[Dataset entries]
template <int KT, int CPL>
__global__ __launch_bounds__(DDP_GEMM_THREADS, 2) void ddp_stage_a_kernel(const float* __restrict__ x, int ldx, int nrows,
                                                                           const int32_t* __restrict__ rows,
                                                                           const int32_t* __restrict__ nrows_dev, int out_rows,
                                                                           const GemmOffs offs, const float* __restrict__ w,
                                                                           int k, int ncols, float* __restrict__ out, int ldo) {
  constexpr int KP = (KT > 0) ? KT / 2 : 32;
// ... 225 lines not shown

template <int KT>
__global__ __launch_bounds__(DDP_GEMM_THREADS, 2) void ddp_stage_a_x3_kernel(const float* __restrict__ x, int ldx, int nrows,
                                                                              const int32_t* __restrict__ rows,
                                                                              const int32_t* __restrict__ nrows_dev, int out_rows,
                                                                              int mrows, const GemmOffs offs,
                                                                              const __bf16* __restrict__ w3, int ncols,
                                                                              float* __restrict__ out, int ldo) {
  if (nrows_dev) nrows = min(nrows, *nrows_dev);
  if ((int)blockIdx.y * mrows >= nrows) return;
  constexpr int KP = (KT + 15) / 16 * 16, NS = KP / 16, CT = DDP_SA3_CT;
  constexpr int XS = KP + 8;
  constexpr int NV = (32 * KT / 4 + DDP_GEMM_THREADS - 1) / DDP_GEMM_THREADS;
  constexpr int TS = 36;
  constexpr int NM = NS * 6;
  __shared__ __attribute__((aligned(16))) __bf16 xt[2][3][32 * XS];
  __shared__ __attribute__((aligned(16))) float st[4][2][32 * TS];
  const int z = (int)blockIdx.z, tid = (int)threadIdx.x;
  const int wave = tid >> 6, lane = tid & 63, r = lane & 31, hh = lane >> 5;
  const int col0 = ((int)blockIdx.x * 4 + wave) * (32 * CT);
  bf16x8 wr[CT][3][NS];
#pragma unroll
  for (int t = 0; t < CT; ++t) {
    const int c = min(col0 + 32 * t + r, ncols - 1);
#pragma unroll
    for (int p = 0; p < 3; ++p)
#pragma unroll
      for (int s2 = 0; s2 < NS; ++s2)
        wr[t][p][s2] = *reinterpret_cast<const bf16x8*>(w3 + (((((size_t)z * 3 + p) * NS + s2) * 2 + hh) * ncols + c) * 8);
  }
  if constexpr (KP > KT) {
    for (int i = tid; i < 2 * 3 * 32 * (KP - KT); i += DDP_GEMM_THREADS) {
      const int kk = i % (KP - KT), rr = (i / (KP - KT)) % 32, bp = i / ((KP - KT) * 32);
      xt[bp / 3][bp % 3][rr * XS + KT + kk] = (__bf16)0.f;
    }
  }
  const float* __restrict__ xb = x + offs.off[z];
  for (int R0 = (int)blockIdx.y * mrows; R0 < nrows; R0 += (int)gridDim.y * mrows) {
  const int R1 = min(nrows, R0 + mrows);
  const bool al4 = ((ldx | offs.off[z]) & 3) == 0 && (reinterpret_cast<size_t>(x) & 15) == 0;
  f32x4 xv[NV];
  auto fetch = [&](int row0) {
#pragma unroll
    for (int v = 0; v < NV; ++v) {
      const int i = tid + v * DDP_GEMM_THREADS;
      const int rr = min(i / (KT / 4), 31), q = i % (KT / 4);
      const int ri = min(row0 + rr, nrows - 1);
      const float* __restrict__ p = xb + (size_t)(rows ? rows[ri] : ri) * ldx + 4 * q;
      if (al4)
        xv[v] = *reinterpret_cast<const f32x4*>(p);
      else
        xv[v] = f32x4{p[0], p[1], p[2], p[3]};
    }
  };
  auto park = [&](int buf) {
#pragma unroll
    for (int v = 0; v < NV; ++v) {
      const int i = tid + v * DDP_GEMM_THREADS;
      if (i < 32 * (KT / 4)) {
        const int rr = i / (KT / 4), q = i % (KT / 4);
        bf16x4 h, m, l;
#pragma unroll
        for (int e = 0; e < 4; ++e) {
          const float f = xv[v][e];
          h[e] = (__bf16)f;
          const float r1 = f - (float)h[e];
          m[e] = (__bf16)r1;
          l[e] = (__bf16)(r1 - (float)m[e]);
        }
        *reinterpret_cast<bf16x4*>(&xt[buf][0][rr * XS + 4 * q]) = h;
        *reinterpret_cast<bf16x4*>(&xt[buf][1][rr * XS + 4 * q]) = m;
        *reinterpret_cast<bf16x4*>(&xt[buf][2][rr * XS + 4 * q]) = l;
      }
    }
  };
  float* pend_ob = nullptr;
  int pend_c0 = 0, pend_rows = 0, pend_buf = 0, pbuf = 0;
  int pend_ri[4] = {0, 0, 0, 0};
  f32x4 dv = {0.f, 0.f, 0.f, 0.f};
  auto drain_read = [&](int p) {
    if (pend_ob) dv = *reinterpret_cast<const f32x4*>(&st[wave][pend_buf][(8 * p + (lane >> 3)) * TS + 4 * (lane & 7)]);
  };
  auto drain_store = [&](int p) {
    if (pend_ob) {
      const int rr = 8 * p + (lane >> 3), c = pend_c0 + 4 * (lane & 7);
      if (rr < pend_rows && c < ncols) *reinterpret_cast<f32x4*>(&pend_ob[(size_t)pend_ri[p] * ldo + c]) = dv;
    }
  };
  fetch(R0);
  park(0);
  __syncthreads();
  int buf = 0;
  for (int row0 = R0; row0 < R1; row0 += 32, buf ^= 1) {
    const bool more = row0 + 32 < R1;
    if (more) fetch(row0 + 32);
    bf16x8 a[3][NS];
#pragma unroll
    for (int p = 0; p < 3; ++p)
#pragma unroll
      for (int s2 = 0; s2 < NS; ++s2) a[p][s2] = *reinterpret_cast<const bf16x8*>(&xt[buf][p][r * XS + 16 * s2 + 8 * hh]);
    float* __restrict__ ob = out + (size_t)z * out_rows * ldo;
    int blk_ri[4];
#pragma unroll
    for (int p = 0; p < 4; ++p) {
      const int ri = min(row0 + 8 * p + (lane >> 3), R1 - 1);
      blk_ri[p] = rows ? rows[ri] : ri;
    }
#pragma unroll
    for (int t = 0; t < CT; ++t) {
      f32x16 acc;
#pragma unroll
      for (int i = 0; i < 16; ++i) acc[i] = 0.f;
#pragma unroll
      for (int m = 0; m < NM; ++m) {
        constexpr int PA[6] = {2, 0, 1, 1, 0, 0}, PB[6] = {0, 2, 1, 0, 1, 0};
        const int pr = m / NS, s2 = m % NS;
        acc = __builtin_amdgcn_mfma_f32_32x32x16_bf16(a[PA[pr]][s2], wr[t][PB[pr]][s2], acc, 0, 0, 0);
        static_assert(NM / 4 >= 3 && NM % 4 == 0, "quarter schedule");
        if (m % (NM / 4) == 0) drain_read(m / (NM / 4));
        if (m % (NM / 4) == 2) drain_store(m / (NM / 4));
      }
      float* tl = st[wave][pbuf];
#pragma unroll
      for (int i = 0; i < 16; ++i) tl[((i & 3) + 8 * (i >> 2) + 4 * hh) * TS + r] = acc[i];
      pend_ob = ob;
#pragma unroll
      for (int p = 0; p < 4; ++p) pend_ri[p] = blk_ri[p];
      pend_c0 = col0 + 32 * t;
      pend_rows = R1 - row0;
      pend_buf = pbuf;
      pbuf ^= 1;
    }
    if (more) park(buf ^ 1);
    __syncthreads();
  }
#pragma unroll
  for (int p = 0; p < 4; ++p) {
    drain_read(p);
    drain_store(p);
  }
  __syncthreads();
  }
}

typedef _Float16 h8 __attribute__((ext_vector_type(8)));
typedef _Float16 h4 __attribute__((ext_vector_type(4)));
#ifndef DDP_SAH_CT_GH
#define DDP_SAH_CT_GH 4
#endif
#ifndef DDP_SAH_CT
#define DDP_SAH_CT 4
#endif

[Work instructions] Nothing in the material should be left out; output it exactly.

[Problem solution]
template <int KT, int CPL>
__global__ __launch_bounds__(DDP_GEMM_THREADS, 2) void ddp_stage_a_kernel(const float* __restrict__ x, int ldx, int nrows,
                                                                           const int32_t* __restrict__ rows,
                                                                           const int32_t* __restrict__ nrows_dev, int out_rows,
                                                                           const GemmOffs offs, const float* __restrict__ w,
                                                                           int k, int ncols, float* __restrict__ out, int ldo) {
  constexpr int KP = (KT > 0) ? KT / 2 : 32;
// ... 225 lines not shown

template <int KT>
__global__ __launch_bounds__(DDP_GEMM_THREADS, 2) void ddp_stage_a_x3_kernel(const float* __restrict__ x, int ldx, int nrows,
                                                                              const int32_t* __restrict__ rows,
                                                                              const int32_t* __restrict__ nrows_dev, int out_rows,
                                                                              int mrows, const GemmOffs offs,
                                                                              const __bf16* __restrict__ w3, int ncols,
                                                                              float* __restrict__ out, int ldo) {
  if (nrows_dev) nrows = min(nrows, *nrows_dev);
  if ((int)blockIdx.y * mrows >= nrows) return;
  constexpr int KP = (KT + 15) / 16 * 16, NS = KP / 16, CT = DDP_SA3_CT;
  constexpr int XS = KP + 8;
  constexpr int NV = (32 * KT / 4 + DDP_GEMM_THREADS - 1) / DDP_GEMM_THREADS;
  constexpr int TS = 36;
  constexpr int NM = NS * 6;
  __shared__ __attribute__((aligned(16))) __bf16 xt[2][3][32 * XS];
  __shared__ __attribute__((aligned(16))) float st[4][2][32 * TS];
  const int z = (int)blockIdx.z, tid = (int)threadIdx.x;
  const int wave = tid >> 6, lane = tid & 63, r = lane & 31, hh = lane >> 5;
  const int col0 = ((int)blockIdx.x * 4 + wave) * (32 * CT);
  bf16x8 wr[CT][3][NS];
#pragma unroll
  for (int t = 0; t < CT; ++t) {
    const int c = min(col0 + 32 * t + r, ncols - 1);
#pragma unroll
    for (int p = 0; p < 3; ++p)
#pragma unroll
      for (int s2 = 0; s2 < NS; ++s2)
        wr[t][p][s2] = *reinterpret_cast<const bf16x8*>(w3 + (((((size_t)z * 3 + p) * NS + s2) * 2 + hh) * ncols + c) * 8);
  }
  if constexpr (KP > KT) {
    for (int i = tid; i < 2 * 3 * 32 * (KP - KT); i += DDP_GEMM_THREADS) {
      const int kk = i % (KP - KT), rr = (i / (KP - KT)) % 32, bp = i / ((KP - KT) * 32);
      xt[bp / 3][bp % 3][rr * XS + KT + kk] = (__bf16)0.f;
    }
  }
  const float* __restrict__ xb = x + offs.off[z];
  for (int R0 = (int)blockIdx.y * mrows; R0 < nrows; R0 += (int)gridDim.y * mrows) {
  const int R1 = min(nrows, R0 + mrows);
  const bool al4 = ((ldx | offs.off[z]) & 3) == 0 && (reinterpret_cast<size_t>(x) & 15) == 0;
  f32x4 xv[NV];
  auto fetch = [&](int row0) {
#pragma unroll
    for (int v = 0; v < NV; ++v) {
      const int i = tid + v * DDP_GEMM_THREADS;
      const int rr = min(i / (KT / 4), 31), q = i % (KT / 4);
      const int ri = min(row0 + rr, nrows - 1);
      const float* __restrict__ p = xb + (size_t)(rows ? rows[ri] : ri) * ldx + 4 * q;
      if (al4)
        xv[v] = *reinterpret_cast<const f32x4*>(p);
      else
        xv[v] = f32x4{p[0], p[1], p[2], p[3]};
    }
  };
  auto park = [&](int buf) {
#pragma unroll
    for (int v = 0; v < NV; ++v) {
      const int i = tid + v * DDP_GEMM_THREADS;
      if (i < 32 * (KT / 4)) {
        const int rr = i / (KT / 4), q = i % (KT / 4);
        bf16x4 h, m, l;
#pragma unroll
        for (int e = 0; e < 4; ++e) {
          const float f = xv[v][e];
          h[e] = (__bf16)f;
          const float r1 = f - (float)h[e];
          m[e] = (__bf16)r1;
          l[e] = (__bf16)(r1 - (float)m[e]);
        }
        *reinterpret_cast<bf16x4*>(&xt[buf][0][rr * XS + 4 * q]) = h;
        *reinterpret_cast<bf16x4*>(&xt[buf][1][rr * XS + 4 * q]) = m;
        *reinterpret_cast<bf16x4*>(&xt[buf][2][rr * XS + 4 * q]) = l;
      }
    }
  };
  float* pend_ob = nullptr;
  int pend_c0 = 0, pend_rows = 0, pend_buf = 0, pbuf = 0;
  int pend_ri[4] = {0, 0, 0, 0};
  f32x4 dv = {0.f, 0.f, 0.f, 0.f};
  auto drain_read = [&](int p) {
    if (pend_ob) dv = *reinterpret_cast<const f32x4*>(&st[wave][pend_buf][(8 * p + (lane >> 3)) * TS + 4 * (lane & 7)]);
  };
  auto drain_store = [&](int p) {
    if (pend_ob) {
      const int rr = 8 * p + (lane >> 3), c = pend_c0 + 4 * (lane & 7);
      if (rr < pend_rows && c < ncols) *reinterpret_cast<f32x4*>(&pend_ob[(size_t)pend_ri[p] * ldo + c]) = dv;
    }
  };
  fetch(R0);
  park(0);
  __syncthreads();
  int buf = 0;
  for (int row0 = R0; row0 < R1; row0 += 32, buf ^= 1) {
    const bool more = row0 + 32 < R1;
    if (more) fetch(row0 + 32);
    bf16x8 a[3][NS];
#pragma unroll
    for (int p = 0; p < 3; ++p)
#pragma unroll
      for (int s2 = 0; s2 < NS; ++s2) a[p][s2] = *reinterpret_cast<const bf16x8*>(&xt[buf][p][r * XS + 16 * s2 + 8 * hh]);
    float* __restrict__ ob = out + (size_t)z * out_rows * ldo;
    int blk_ri[4];
#pragma unroll
    for (int p = 0; p < 4; ++p) {
      const int ri = min(row0 + 8 * p + (lane >> 3), R1 - 1);
      blk_ri[p] = rows ? rows[ri] : ri;
    }
#pragma unroll
    for (int t = 0; t < CT; ++t) {
      f32x16 acc;
#pragma unroll
      for (int i = 0; i < 16; ++i) acc[i] = 0.f;
#pragma unroll
      for (int m = 0; m < NM; ++m) {
        constexpr int PA[6] = {2, 0, 1, 1, 0, 0}, PB[6] = {0, 2, 1, 0, 1, 0};
        const int pr = m / NS, s2 = m % NS;
        acc = __builtin_amdgcn_mfma_f32_32x32x16_bf16(a[PA[pr]][s2], wr[t][PB[pr]][s2], acc, 0, 0, 0);
        static_assert(NM / 4 >= 3 && NM % 4 == 0, "quarter schedule");
        if (m % (NM / 4) == 0) drain_read(m / (NM / 4));
        if (m % (NM / 4) == 2) drain_store(m / (NM / 4));
      }
      float* tl = st[wave][pbuf];
#pragma unroll
      for (int i = 0; i < 16; ++i) tl[((i & 3) + 8 * (i >> 2) + 4 * hh) * TS + r] = acc[i];
      pend_ob = ob;
#pragma unroll
      for (int p = 0; p < 4; ++p) pend_ri[p] = blk_ri[p];
      pend_c0 = col0 + 32 * t;
      pend_rows = R1 - row0;
      pend_buf = pbuf;
      pbuf ^= 1;
    }
    if (more) park(buf ^ 1);
    __syncthreads();
  }
#pragma unroll
  for (int p = 0; p < 4; ++p) {
    drain_read(p);
    drain_store(p);
  }
  __syncthreads();
  }
}

typedef _Float16 h8 __attribute__((ext_vector_type(8)));
typedef _Float16 h4 __attribute__((ext_vector_type(4)));
#ifndef DDP_SAH_CT_GH
#define DDP_SAH_CT_GH 4
#endif
#ifndef DDP_SAH_CT
#define DDP_SAH_CT 4
#endif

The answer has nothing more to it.